The output is the lines below from the one with "else hipLaunchKernelGGL((k_front<8>), grid, blk, 0, st, fa);" through the one with "-82,22 +82,25 @@", both included, printed exactly and with no other line.

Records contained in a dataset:
------------------------

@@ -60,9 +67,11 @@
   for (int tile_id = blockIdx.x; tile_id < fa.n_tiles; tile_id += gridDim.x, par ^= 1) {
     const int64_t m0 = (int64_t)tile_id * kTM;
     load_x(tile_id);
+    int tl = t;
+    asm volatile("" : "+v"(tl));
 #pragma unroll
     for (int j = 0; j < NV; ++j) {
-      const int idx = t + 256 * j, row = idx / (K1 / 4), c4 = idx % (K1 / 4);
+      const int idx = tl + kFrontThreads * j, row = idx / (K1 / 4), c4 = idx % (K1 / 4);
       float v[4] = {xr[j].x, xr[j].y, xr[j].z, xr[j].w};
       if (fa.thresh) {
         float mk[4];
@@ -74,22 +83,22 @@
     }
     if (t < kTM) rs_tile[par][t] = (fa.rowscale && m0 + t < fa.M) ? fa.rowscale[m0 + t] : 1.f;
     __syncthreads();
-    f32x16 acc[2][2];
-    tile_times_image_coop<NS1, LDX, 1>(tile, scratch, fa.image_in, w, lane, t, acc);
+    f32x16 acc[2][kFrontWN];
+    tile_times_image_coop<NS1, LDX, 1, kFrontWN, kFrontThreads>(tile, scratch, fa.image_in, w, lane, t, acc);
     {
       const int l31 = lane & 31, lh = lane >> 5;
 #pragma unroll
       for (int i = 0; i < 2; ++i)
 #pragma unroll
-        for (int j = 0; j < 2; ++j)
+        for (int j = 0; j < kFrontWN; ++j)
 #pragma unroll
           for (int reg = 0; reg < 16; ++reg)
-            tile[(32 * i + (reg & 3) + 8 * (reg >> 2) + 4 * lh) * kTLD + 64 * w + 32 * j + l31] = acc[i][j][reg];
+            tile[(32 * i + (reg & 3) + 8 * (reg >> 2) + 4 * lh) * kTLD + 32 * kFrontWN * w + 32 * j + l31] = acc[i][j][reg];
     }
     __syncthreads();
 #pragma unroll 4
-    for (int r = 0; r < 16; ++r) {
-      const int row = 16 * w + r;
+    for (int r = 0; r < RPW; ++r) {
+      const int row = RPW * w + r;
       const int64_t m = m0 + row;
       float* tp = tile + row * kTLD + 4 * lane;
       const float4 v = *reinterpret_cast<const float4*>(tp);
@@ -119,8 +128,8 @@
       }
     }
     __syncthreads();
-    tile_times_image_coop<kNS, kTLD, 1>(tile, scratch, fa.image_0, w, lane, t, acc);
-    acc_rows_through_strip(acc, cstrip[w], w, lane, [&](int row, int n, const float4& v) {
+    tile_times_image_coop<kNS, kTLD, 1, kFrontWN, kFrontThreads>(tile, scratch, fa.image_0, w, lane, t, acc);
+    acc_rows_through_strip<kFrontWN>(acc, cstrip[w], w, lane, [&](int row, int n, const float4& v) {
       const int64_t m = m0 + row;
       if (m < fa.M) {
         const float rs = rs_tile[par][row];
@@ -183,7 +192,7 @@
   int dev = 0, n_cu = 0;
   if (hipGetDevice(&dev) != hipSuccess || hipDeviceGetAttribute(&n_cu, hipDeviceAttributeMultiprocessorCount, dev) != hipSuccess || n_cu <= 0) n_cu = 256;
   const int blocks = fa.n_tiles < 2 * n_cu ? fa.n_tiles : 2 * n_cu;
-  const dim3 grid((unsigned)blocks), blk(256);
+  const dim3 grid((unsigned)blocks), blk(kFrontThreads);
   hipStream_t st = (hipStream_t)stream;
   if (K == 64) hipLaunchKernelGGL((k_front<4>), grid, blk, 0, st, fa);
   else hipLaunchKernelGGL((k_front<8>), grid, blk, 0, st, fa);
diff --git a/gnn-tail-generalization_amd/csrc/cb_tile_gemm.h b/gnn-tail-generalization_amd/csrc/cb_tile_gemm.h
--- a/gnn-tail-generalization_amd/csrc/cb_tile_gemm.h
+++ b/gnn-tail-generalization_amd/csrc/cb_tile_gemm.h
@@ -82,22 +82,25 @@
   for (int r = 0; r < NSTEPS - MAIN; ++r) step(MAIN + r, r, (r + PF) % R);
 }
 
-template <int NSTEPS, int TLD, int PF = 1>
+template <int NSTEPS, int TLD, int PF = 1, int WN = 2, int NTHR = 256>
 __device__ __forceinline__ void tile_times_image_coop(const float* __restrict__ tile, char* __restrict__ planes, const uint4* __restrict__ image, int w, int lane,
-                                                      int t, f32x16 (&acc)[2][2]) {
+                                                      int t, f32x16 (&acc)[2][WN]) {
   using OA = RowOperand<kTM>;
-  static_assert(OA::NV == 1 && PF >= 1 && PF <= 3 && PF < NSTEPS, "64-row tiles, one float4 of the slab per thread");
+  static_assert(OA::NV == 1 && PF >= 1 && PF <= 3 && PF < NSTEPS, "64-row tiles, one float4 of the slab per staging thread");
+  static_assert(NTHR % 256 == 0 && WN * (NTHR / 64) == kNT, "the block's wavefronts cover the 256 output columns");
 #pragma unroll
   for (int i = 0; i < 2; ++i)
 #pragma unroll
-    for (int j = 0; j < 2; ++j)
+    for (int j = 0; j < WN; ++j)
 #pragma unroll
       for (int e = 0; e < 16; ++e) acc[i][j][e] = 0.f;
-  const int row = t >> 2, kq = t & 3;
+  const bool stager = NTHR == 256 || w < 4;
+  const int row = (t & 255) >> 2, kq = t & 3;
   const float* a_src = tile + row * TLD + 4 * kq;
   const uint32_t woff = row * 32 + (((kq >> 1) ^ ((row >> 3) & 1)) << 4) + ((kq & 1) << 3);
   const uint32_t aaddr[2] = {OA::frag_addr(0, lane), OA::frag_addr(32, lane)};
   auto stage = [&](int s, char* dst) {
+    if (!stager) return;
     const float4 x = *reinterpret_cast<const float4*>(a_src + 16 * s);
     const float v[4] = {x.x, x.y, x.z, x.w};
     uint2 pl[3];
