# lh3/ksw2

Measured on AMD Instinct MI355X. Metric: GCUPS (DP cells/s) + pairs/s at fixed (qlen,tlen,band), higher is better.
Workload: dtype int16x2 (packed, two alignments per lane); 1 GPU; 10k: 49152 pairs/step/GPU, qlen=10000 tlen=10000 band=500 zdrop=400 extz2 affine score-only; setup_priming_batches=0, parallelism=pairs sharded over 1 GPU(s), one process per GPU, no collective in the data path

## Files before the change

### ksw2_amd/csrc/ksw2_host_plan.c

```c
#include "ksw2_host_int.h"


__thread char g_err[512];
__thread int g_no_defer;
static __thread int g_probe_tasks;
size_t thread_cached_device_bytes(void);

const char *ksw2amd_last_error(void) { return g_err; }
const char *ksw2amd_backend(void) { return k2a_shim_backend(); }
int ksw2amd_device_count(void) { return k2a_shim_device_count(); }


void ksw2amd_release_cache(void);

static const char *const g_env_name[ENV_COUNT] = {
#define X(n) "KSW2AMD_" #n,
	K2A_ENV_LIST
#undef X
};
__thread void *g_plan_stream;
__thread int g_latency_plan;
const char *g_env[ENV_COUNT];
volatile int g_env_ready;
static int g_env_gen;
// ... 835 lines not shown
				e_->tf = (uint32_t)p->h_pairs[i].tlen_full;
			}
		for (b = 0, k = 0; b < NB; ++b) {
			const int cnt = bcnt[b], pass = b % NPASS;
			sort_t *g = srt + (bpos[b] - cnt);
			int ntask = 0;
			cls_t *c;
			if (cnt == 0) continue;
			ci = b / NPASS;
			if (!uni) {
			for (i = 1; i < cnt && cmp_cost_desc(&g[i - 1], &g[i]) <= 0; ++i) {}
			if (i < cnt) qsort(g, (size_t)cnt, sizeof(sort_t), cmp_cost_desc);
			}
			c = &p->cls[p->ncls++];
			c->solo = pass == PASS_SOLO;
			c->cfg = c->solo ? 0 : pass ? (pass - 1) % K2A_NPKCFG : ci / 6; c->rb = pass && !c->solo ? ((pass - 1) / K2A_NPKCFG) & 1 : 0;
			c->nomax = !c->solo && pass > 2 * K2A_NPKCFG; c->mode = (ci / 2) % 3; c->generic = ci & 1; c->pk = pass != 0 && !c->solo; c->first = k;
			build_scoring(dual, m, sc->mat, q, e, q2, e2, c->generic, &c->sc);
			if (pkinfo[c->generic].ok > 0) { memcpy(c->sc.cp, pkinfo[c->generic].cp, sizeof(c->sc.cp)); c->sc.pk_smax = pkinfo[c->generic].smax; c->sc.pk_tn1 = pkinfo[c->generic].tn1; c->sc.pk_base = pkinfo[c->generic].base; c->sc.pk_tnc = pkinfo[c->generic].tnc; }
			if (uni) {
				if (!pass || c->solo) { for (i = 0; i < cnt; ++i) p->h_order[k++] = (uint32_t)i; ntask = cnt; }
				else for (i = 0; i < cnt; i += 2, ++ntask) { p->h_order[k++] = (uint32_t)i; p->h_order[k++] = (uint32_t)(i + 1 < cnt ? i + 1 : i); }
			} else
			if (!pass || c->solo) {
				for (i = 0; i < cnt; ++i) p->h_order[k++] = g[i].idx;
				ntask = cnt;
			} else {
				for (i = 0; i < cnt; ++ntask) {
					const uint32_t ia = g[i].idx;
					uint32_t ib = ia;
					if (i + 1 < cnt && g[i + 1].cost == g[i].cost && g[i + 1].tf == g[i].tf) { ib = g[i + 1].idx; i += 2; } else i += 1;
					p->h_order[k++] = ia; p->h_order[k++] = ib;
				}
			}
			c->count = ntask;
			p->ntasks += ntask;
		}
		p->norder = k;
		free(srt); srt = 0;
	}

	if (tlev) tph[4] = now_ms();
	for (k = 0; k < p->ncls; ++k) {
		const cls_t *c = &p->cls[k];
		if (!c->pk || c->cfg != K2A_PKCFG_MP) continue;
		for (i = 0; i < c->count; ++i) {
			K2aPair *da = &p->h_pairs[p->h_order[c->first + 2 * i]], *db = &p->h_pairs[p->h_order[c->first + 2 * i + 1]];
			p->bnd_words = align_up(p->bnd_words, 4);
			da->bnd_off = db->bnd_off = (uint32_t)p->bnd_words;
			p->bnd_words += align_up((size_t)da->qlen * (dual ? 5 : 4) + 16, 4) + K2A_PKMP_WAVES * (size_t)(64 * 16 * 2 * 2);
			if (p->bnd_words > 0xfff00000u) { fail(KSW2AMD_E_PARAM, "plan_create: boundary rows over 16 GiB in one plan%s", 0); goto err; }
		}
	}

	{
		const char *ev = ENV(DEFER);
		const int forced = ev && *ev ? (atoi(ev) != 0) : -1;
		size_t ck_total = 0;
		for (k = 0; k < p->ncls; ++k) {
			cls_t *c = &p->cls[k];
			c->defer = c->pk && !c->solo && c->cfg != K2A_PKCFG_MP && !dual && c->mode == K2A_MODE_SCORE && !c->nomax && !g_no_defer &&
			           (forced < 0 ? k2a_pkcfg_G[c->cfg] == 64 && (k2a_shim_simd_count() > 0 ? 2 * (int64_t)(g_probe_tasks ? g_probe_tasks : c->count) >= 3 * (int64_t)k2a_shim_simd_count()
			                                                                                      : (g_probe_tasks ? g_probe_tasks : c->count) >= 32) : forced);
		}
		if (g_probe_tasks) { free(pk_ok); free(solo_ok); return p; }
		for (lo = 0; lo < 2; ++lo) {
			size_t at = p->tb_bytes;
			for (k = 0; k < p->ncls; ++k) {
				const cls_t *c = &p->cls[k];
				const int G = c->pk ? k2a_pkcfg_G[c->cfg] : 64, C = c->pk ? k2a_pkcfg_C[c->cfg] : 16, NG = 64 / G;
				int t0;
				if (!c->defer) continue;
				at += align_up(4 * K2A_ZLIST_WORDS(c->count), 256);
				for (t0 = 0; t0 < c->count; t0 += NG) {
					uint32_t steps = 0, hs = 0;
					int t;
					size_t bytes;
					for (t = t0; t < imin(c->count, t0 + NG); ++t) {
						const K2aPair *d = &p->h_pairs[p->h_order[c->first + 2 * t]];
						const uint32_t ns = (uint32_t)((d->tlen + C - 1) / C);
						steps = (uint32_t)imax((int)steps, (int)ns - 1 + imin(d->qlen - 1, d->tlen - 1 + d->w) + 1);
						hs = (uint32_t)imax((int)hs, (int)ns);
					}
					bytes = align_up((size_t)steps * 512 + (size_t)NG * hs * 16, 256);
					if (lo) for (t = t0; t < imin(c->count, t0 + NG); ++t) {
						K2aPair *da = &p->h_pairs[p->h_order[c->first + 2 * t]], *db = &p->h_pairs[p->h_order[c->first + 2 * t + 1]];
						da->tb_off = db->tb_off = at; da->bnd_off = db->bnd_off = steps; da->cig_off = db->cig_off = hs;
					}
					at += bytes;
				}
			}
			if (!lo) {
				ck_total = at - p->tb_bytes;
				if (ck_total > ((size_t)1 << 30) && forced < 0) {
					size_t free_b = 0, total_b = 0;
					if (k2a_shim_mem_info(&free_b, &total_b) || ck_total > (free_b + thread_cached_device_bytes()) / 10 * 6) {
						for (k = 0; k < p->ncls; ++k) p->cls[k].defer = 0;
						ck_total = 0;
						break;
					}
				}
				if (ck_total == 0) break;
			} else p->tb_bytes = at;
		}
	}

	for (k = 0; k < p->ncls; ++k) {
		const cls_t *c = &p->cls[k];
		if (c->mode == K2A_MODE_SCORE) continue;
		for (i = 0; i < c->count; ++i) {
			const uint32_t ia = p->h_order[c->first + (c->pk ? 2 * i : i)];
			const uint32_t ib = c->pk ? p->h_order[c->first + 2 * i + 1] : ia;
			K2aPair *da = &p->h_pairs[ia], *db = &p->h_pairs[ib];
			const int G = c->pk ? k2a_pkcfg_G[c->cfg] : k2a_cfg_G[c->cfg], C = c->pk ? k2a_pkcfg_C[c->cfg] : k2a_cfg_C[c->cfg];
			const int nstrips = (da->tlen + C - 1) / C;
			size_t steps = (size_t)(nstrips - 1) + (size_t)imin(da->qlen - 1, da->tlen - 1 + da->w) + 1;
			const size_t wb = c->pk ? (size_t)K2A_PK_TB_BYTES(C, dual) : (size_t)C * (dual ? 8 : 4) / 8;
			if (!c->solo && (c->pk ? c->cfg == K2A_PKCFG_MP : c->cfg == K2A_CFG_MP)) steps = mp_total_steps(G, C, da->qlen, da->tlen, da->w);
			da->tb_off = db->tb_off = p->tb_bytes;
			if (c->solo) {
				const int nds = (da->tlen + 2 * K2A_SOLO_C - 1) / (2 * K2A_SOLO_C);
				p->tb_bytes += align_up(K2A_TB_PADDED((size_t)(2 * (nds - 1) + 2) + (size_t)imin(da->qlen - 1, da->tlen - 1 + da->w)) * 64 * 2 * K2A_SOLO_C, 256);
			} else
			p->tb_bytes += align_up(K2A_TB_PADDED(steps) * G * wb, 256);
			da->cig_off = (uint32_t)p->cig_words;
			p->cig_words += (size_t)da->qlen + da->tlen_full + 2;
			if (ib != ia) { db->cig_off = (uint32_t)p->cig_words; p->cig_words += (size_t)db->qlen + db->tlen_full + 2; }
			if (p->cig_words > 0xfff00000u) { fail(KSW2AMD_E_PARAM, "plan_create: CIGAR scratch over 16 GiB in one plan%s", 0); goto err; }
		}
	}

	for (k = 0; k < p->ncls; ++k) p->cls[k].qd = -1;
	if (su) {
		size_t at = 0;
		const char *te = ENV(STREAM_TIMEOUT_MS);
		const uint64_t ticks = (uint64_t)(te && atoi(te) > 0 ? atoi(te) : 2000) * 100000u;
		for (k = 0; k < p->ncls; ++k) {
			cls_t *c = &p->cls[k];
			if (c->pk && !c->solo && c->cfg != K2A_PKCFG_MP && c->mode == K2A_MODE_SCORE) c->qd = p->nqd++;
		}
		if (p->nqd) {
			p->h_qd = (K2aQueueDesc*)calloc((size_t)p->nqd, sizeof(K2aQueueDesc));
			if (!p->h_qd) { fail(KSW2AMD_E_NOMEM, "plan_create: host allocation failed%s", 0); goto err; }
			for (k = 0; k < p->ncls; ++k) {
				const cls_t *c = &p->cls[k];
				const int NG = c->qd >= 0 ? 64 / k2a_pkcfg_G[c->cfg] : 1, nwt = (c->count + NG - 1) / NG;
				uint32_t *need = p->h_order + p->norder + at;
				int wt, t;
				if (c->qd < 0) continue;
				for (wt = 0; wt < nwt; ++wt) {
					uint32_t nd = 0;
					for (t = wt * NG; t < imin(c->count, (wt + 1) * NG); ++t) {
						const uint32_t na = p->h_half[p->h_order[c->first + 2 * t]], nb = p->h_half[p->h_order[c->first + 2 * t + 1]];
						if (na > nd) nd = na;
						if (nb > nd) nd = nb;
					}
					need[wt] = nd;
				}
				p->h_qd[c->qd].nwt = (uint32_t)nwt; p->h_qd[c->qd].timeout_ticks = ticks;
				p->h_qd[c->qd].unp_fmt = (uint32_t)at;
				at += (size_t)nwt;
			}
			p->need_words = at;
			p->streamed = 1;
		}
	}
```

------------------------

SOLUTION TO THE EXERCISE
   else hipLaunchKernelGGL((k_front<8>), grid, blk, 0, st, fa);
diff --git a/gnn-tail-generalization_amd/csrc/cb_tile_gemm.h b/gnn-tail-generalization_amd/csrc/cb_tile_gemm.h
--- a/gnn-tail-generalization_amd/csrc/cb_tile_gemm.h
+++ b/gnn-tail-generalization_amd/csrc/cb_tile_gemm.h
@@ -82,22 +82,25 @@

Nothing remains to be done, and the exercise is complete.